@@ -596,10 +648,19 @@
 int ln1_gather_bwd_launch(const float* xin, const float* dout, const float* dsc, const int* tok_slot, const float* g1,
                           const float* b1, const float* g2, const float* mean1, const float* rstd1, const float* mean2,
                           const float* rstd2, float* dxin, float* dg1, float* db1, float* dg2, float* db2, int rows, int C,
-                          hipStream_t st) {
-  SAST_DISPATCH_C(C, SAST_LAUNCH((ln1_gather_bwd_kernel<GL, VPL>), dim3(bwd_grid(rows, ROWB / GL)), dim3(ROWB),
+                          hipStream_t st, const StpFold* stp, int B) {
+  if (stp) {
+    if (B < 1 || rows % B) return SAST_EINVAL;
+    const int L = rows / B;
+    SAST_DISPATCH_C(C, SAST_LAUNCH((ln1_gather_bwd_kernel<GL, VPL, true>), dim3(bwd_grid_per_sample(rows, B, ROWB / GL), B), dim3(ROWB),
+                                          sizeof(float) * (ROWB / GL) * C, st, xin, dout, dsc, tok_slot, g1, b1, g2, mean1, rstd1,
+                                          mean2, rstd2, dxin, dg1, db1, dg2, db2, L, *stp));
+    SAST_CHECK_LAUNCH();
+    return SAST_OK;
+  }
+  SAST_DISPATCH_C(C, SAST_LAUNCH((ln1_gather_bwd_kernel<GL, VPL, false>), dim3(bwd_grid(rows, ROWB / GL)), dim3(ROWB),
                                         sizeof(float) * (ROWB / GL) * C, st, xin, dout, dsc, tok_slot, g1, b1, g2, mean1, rstd1,
-                                        mean2, rstd2, dxin, dg1, db1, dg2, db2, rows));
+                                        mean2, rstd2, dxin, dg1, db1, dg2, db2, rows, StpFold{}));
   SAST_CHECK_LAUNCH();
   return SAST_OK;
 }
diff --git a/sast_amd/csrc/kernels.h b/sast_amd/csrc/kernels.h
--- a/sast_amd/csrc/kernels.h
+++ b/sast_amd/csrc/kernels.h
@@ -19,10 +19,14 @@
 int ln1_gather_fwd_launch(const float* xin, float* out, float* sc, const int* tok_slot, const float* g1, const float* b1,
                           const float* g2, const float* b2, float* mean1, float* rstd1, float* mean2, float* rstd2,
                           int rows, int C, float eps, float* zero_ptr, size_t zero_floats, hipStream_t st);
+struct StpFold {
+  const float* xp; const float* s; const float* scale;
+  float* direct; float* dz; float* dscale;
+};
 int ln1_gather_bwd_launch(const float* xin, const float* dout, const float* dsc, const int* tok_slot, const float* g1,
                           const float* b1, const float* g2, const float* mean1, const float* rstd1, const float* mean2,
                           const float* rstd2, float* dxin, float* dg1, float* db1, float* dg2, float* db2, int rows, int C,
-                          hipStream_t st);
+                          hipStream_t st, const StpFold* stp = nullptr, int B = 1);
 int controls_fwd_launch(const float* wc, const float* r, int r_stride, float* scale, int B, int C, int J, float* zero_bc,
                         hipStream_t st);
 int controls_bwd_launch(const float* wc, const float* r, int r_stride, const float* dscale, float* dwc, int B, int C, int J,
diff --git a/sast_amd/functional.py b/sast_amd/functional.py
--- a/sast_amd/functional.py
+++ b/sast_amd/functional.py
@@ -379,9 +379,22 @@
     return _MaskToken.apply(x_nhwc, token_mask, token, pos_emb_table)
 
 
+class StpHandle:
+    __slots__ = ("xp", "s", "scale", "dscale", "B", "L", "dxp", "ws", "done")
+
+    def __init__(self):
+        self.xp = self.s = self.scale = self.dscale = self.dxp = self.ws = None
+        self.B = self.L = -1
+        self.done = False
+
+
+def stp_fold_bwd_enabled() -> bool:
+    return bool(L.lib().sast_config_get(b"SAST_STP_FOLD_BWD", 1))
+
+
 class _ScoreSTP(torch.autograd.Function):
     @staticmethod
-    def forward(ctx, xp, r, ws_w, ws_b, wc, amp):
+    def forward(ctx, xp, r, ws_w, ws_b, wc, amp, handle=None):
         _need_gpu(xp, r, ws_w)
         ctx.set_materialize_grads(False)
         xp = xp.contiguous()
@@ -402,6 +415,9 @@
         ctx.params = (ws_w, ws_b, wc)
         ctx.meta = (B, Lt, Cc, amp)
         ctx.mark_non_differentiable(tok)
+        ctx.stp = handle
+        if handle is not None:
+            handle.xp, handle.s, handle.scale, handle.dscale, handle.B, handle.L = xp, s, scale, dscale, B, Lt
         return xw, tok
 
     @staticmethod
@@ -409,21 +425,35 @@
         xp, r, scale, s, dscale = ctx.saved_tensors
         ws_w, ws_b, wc = ctx.params
         B, Lt, Cc, amp = ctx.meta
-        if dxw is None:
-            return None, None, None, None, None, None
+        h = ctx.stp
+        rows_done = h is not None and h.done
+        if dxw is None and not rows_done:
+            return None, None, None, None, None, None, None
         _consume(ctx, "score_stp")
-        dxw = dxw.contiguous()
-        dxp = torch.empty_like(xp)
-        ws = torch.empty(B * Lt * Cc + B * Cc, device=xp.device)
+        if rows_done:
+            dxp, ws = h.dxp, h.ws
+            h.dxp = h.ws = None
+            if dxw is not None and dxw.data_ptr() != dxp.data_ptr():
+                raise RuntimeError("sast_amd: score_stp: the layer that was declared the only consumer of xw folded the STP backward into its "
+                                   "own, but xw received a gradient from somewhere else as well")
+        else:
+            dxw = dxw.contiguous()
+            dxp = torch.empty_like(xp)
+            ws = torch.empty(B * Lt * Cc + B * Cc, device=xp.device)
         pg = _ParamGrads(ws_w, ws_b, wc)
         a = _fill(L.SastScoreArgs(), B=B, L=Lt, C=Cc, r_stride=r.stride(0), amp=amp, xp=xp, r=r, ws_w=ws_w, ws_b=ws_b, wc=wc,
-                  scale=scale, s=s, dxw=dxw, dxp=dxp, d_ws_w=pg[0], d_ws_b=pg[1], d_wc=pg[2], ws=ws, dscale_ws=dscale)
+                  scale=scale, s=s, dxw=_ptr(dxw), dxp=dxp, d_ws_w=pg[0], d_ws_b=pg[1], d_wc=pg[2], ws=ws, dscale_ws=dscale,
+                  rows_done=int(rows_done))
         L.check(L.lib().sast_score_stp_bwd(C.byref(a), _stream()), "score_stp_bwd")
-        return (dxp, None) + pg.out() + (None,)
+        return (dxp, None) + pg.out() + (None, None)
 
 
 def score_stp(xp, r, ws_w, ws_b, wc, amp) -> Tuple[torch.Tensor, torch.Tensor]:
-    return _ScoreSTP.apply(xp, r, ws_w, ws_b, wc, float(amp))
+    handle = StpHandle() if torch.is_grad_enabled() else None
+    xw, tok = _ScoreSTP.apply(xp, r, ws_w, ws_b, wc, float(amp), handle)
+    if handle is not None:
+        xw._sast_stp = handle
+    return xw, tok
 
 
 def mask_words(T: int) -> int:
* * * *
Nothing in the material should be left out; output it exactly.

@@ -596,10 +648,19 @@
 int ln1_gather_bwd_launch(const float* xin, const float* dout, const float* dsc, const int* tok_slot, const float* g1,
                           const float* b1, const float* g2, const float* mean1, const float* rstd1, const float* mean2,
                           const float* rstd2, float* dxin, float* dg1, float* db1, float* dg2, float* db2, int rows, int C,
-                          hipStream_t st) {
-  SAST_DISPATCH_C(C, SAST_LAUNCH((ln1_gather_bwd_kernel<GL, VPL>), dim3(bwd_grid(rows, ROWB / GL)), dim3(ROWB),
+                          hipStream_t st, const StpFold* stp, int B) {
+  if (stp) {
+    if (B < 1 || rows % B) return SAST_EINVAL;
+    const int L = rows / B;
+    SAST_DISPATCH_C(C, SAST_LAUNCH((ln1_gather_bwd_kernel<GL, VPL, true>), dim3(bwd_grid_per_sample(rows, B, ROWB / GL), B), dim3(ROWB),
+                                          sizeof(float) * (ROWB / GL) * C, st, xin, dout, dsc, tok_slot, g1, b1, g2, mean1, rstd1,
+                                          mean2, rstd2, dxin, dg1, db1, dg2, db2, L, *stp));
+    SAST_CHECK_LAUNCH();
+    return SAST_OK;
+  }
+  SAST_DISPATCH_C(C, SAST_LAUNCH((ln1_gather_bwd_kernel<GL, VPL, false>), dim3(bwd_grid(rows, ROWB / GL)), dim3(ROWB),
                                         sizeof(float) * (ROWB / GL) * C, st, xin, dout, dsc, tok_slot, g1, b1, g2, mean1, rstd1,
-                                        mean2, rstd2, dxin, dg1, db1, dg2, db2, rows));
+                                        mean2, rstd2, dxin, dg1, db1, dg2, db2, rows, StpFold{}));
   SAST_CHECK_LAUNCH();
   return SAST_OK;
 }
diff --git a/sast_amd/csrc/kernels.h b/sast_amd/csrc/kernels.h
--- a/sast_amd/csrc/kernels.h
+++ b/sast_amd/csrc/kernels.h
@@ -19,10 +19,14 @@
 int ln1_gather_fwd_launch(const float* xin, float* out, float* sc, const int* tok_slot, const float* g1, const float* b1,
                           const float* g2, const float* b2, float* mean1, float* rstd1, float* mean2, float* rstd2,
                           int rows, int C, float eps, float* zero_ptr, size_t zero_floats, hipStream_t st);
+struct StpFold {
+  const float* xp; const float* s; const float* scale;
+  float* direct; float* dz; float* dscale;
+};
 int ln1_gather_bwd_launch(const float* xin, const float* dout, const float* dsc, const int* tok_slot, const float* g1,
                           const float* b1, const float* g2, const float* mean1, const float* rstd1, const float* mean2,
                           const float* rstd2, float* dxin, float* dg1, float* db1, float* dg2, float* db2, int rows, int C,
-                          hipStream_t st);
+                          hipStream_t st, const StpFold* stp = nullptr, int B = 1);
 int controls_fwd_launch(const float* wc, const float* r, int r_stride, float* scale, int B, int C, int J, float* zero_bc,
                         hipStream_t st);
 int controls_bwd_launch(const float* wc, const float* r, int r_stride, const float* dscale, float* dwc, int B, int C, int J,
diff --git a/sast_amd/functional.py b/sast_amd/functional.py
--- a/sast_amd/functional.py
+++ b/sast_amd/functional.py
@@ -379,9 +379,22 @@
     return _MaskToken.apply(x_nhwc, token_mask, token, pos_emb_table)
 
 
+class StpHandle:
+    __slots__ = ("xp", "s", "scale", "dscale", "B", "L", "dxp", "ws", "done")
+
+    def __init__(self):
+        self.xp = self.s = self.scale = self.dscale = self.dxp = self.ws = None
+        self.B = self.L = -1
+        self.done = False
+
+
+def stp_fold_bwd_enabled() -> bool:
+    return bool(L.lib().sast_config_get(b"SAST_STP_FOLD_BWD", 1))
+
+
 class _ScoreSTP(torch.autograd.Function):
     @staticmethod
-    def forward(ctx, xp, r, ws_w, ws_b, wc, amp):
+    def forward(ctx, xp, r, ws_w, ws_b, wc, amp, handle=None):
         _need_gpu(xp, r, ws_w)
         ctx.set_materialize_grads(False)
         xp = xp.contiguous()
@@ -402,6 +415,9 @@
         ctx.params = (ws_w, ws_b, wc)
         ctx.meta = (B, Lt, Cc, amp)
         ctx.mark_non_differentiable(tok)
+        ctx.stp = handle
+        if handle is not None:
+            handle.xp, handle.s, handle.scale, handle.dscale, handle.B, handle.L = xp, s, scale, dscale, B, Lt
         return xw, tok
 
     @staticmethod
@@ -409,21 +425,35 @@
         xp, r, scale, s, dscale = ctx.saved_tensors
         ws_w, ws_b, wc = ctx.params
         B, Lt, Cc, amp = ctx.meta
-        if dxw is None:
-            return None, None, None, None, None, None
+        h = ctx.stp
+        rows_done = h is not None and h.done
+        if dxw is None and not rows_done:
+            return None, None, None, None, None, None, None
         _consume(ctx, "score_stp")
-        dxw = dxw.contiguous()
-        dxp = torch.empty_like(xp)
-        ws = torch.empty(B * Lt * Cc + B * Cc, device=xp.device)
+        if rows_done:
+            dxp, ws = h.dxp, h.ws
+            h.dxp = h.ws = None
+            if dxw is not None and dxw.data_ptr() != dxp.data_ptr():
+                raise RuntimeError("sast_amd: score_stp: the layer that was declared the only consumer of xw folded the STP backward into its "
+                                   "own, but xw received a gradient from somewhere else as well")
+        else:
+            dxw = dxw.contiguous()
+            dxp = torch.empty_like(xp)
+            ws = torch.empty(B * Lt * Cc + B * Cc, device=xp.device)
         pg = _ParamGrads(ws_w, ws_b, wc)
         a = _fill(L.SastScoreArgs(), B=B, L=Lt, C=Cc, r_stride=r.stride(0), amp=amp, xp=xp, r=r, ws_w=ws_w, ws_b=ws_b, wc=wc,
-                  scale=scale, s=s, dxw=dxw, dxp=dxp, d_ws_w=pg[0], d_ws_b=pg[1], d_wc=pg[2], ws=ws, dscale_ws=dscale)
+                  scale=scale, s=s, dxw=_ptr(dxw), dxp=dxp, d_ws_w=pg[0], d_ws_b=pg[1], d_wc=pg[2], ws=ws, dscale_ws=dscale,
+                  rows_done=int(rows_done))
         L.check(L.lib().sast_score_stp_bwd(C.byref(a), _stream()), "score_stp_bwd")
-        return (dxp, None) + pg.out() + (None,)
+        return (dxp, None) + pg.out() + (None, None)
 
 
 def score_stp(xp, r, ws_w, ws_b, wc, amp) -> Tuple[torch.Tensor, torch.Tensor]:
-    return _ScoreSTP.apply(xp, r, ws_w, ws_b, wc, float(amp))
+    handle = StpHandle() if torch.is_grad_enabled() else None
+    xw, tok = _ScoreSTP.apply(xp, r, ws_w, ws_b, wc, float(amp), handle)
+    if handle is not None:
+        xw._sast_stp = handle
+    return xw, tok
 
 
 def mask_words(T: int) -> int:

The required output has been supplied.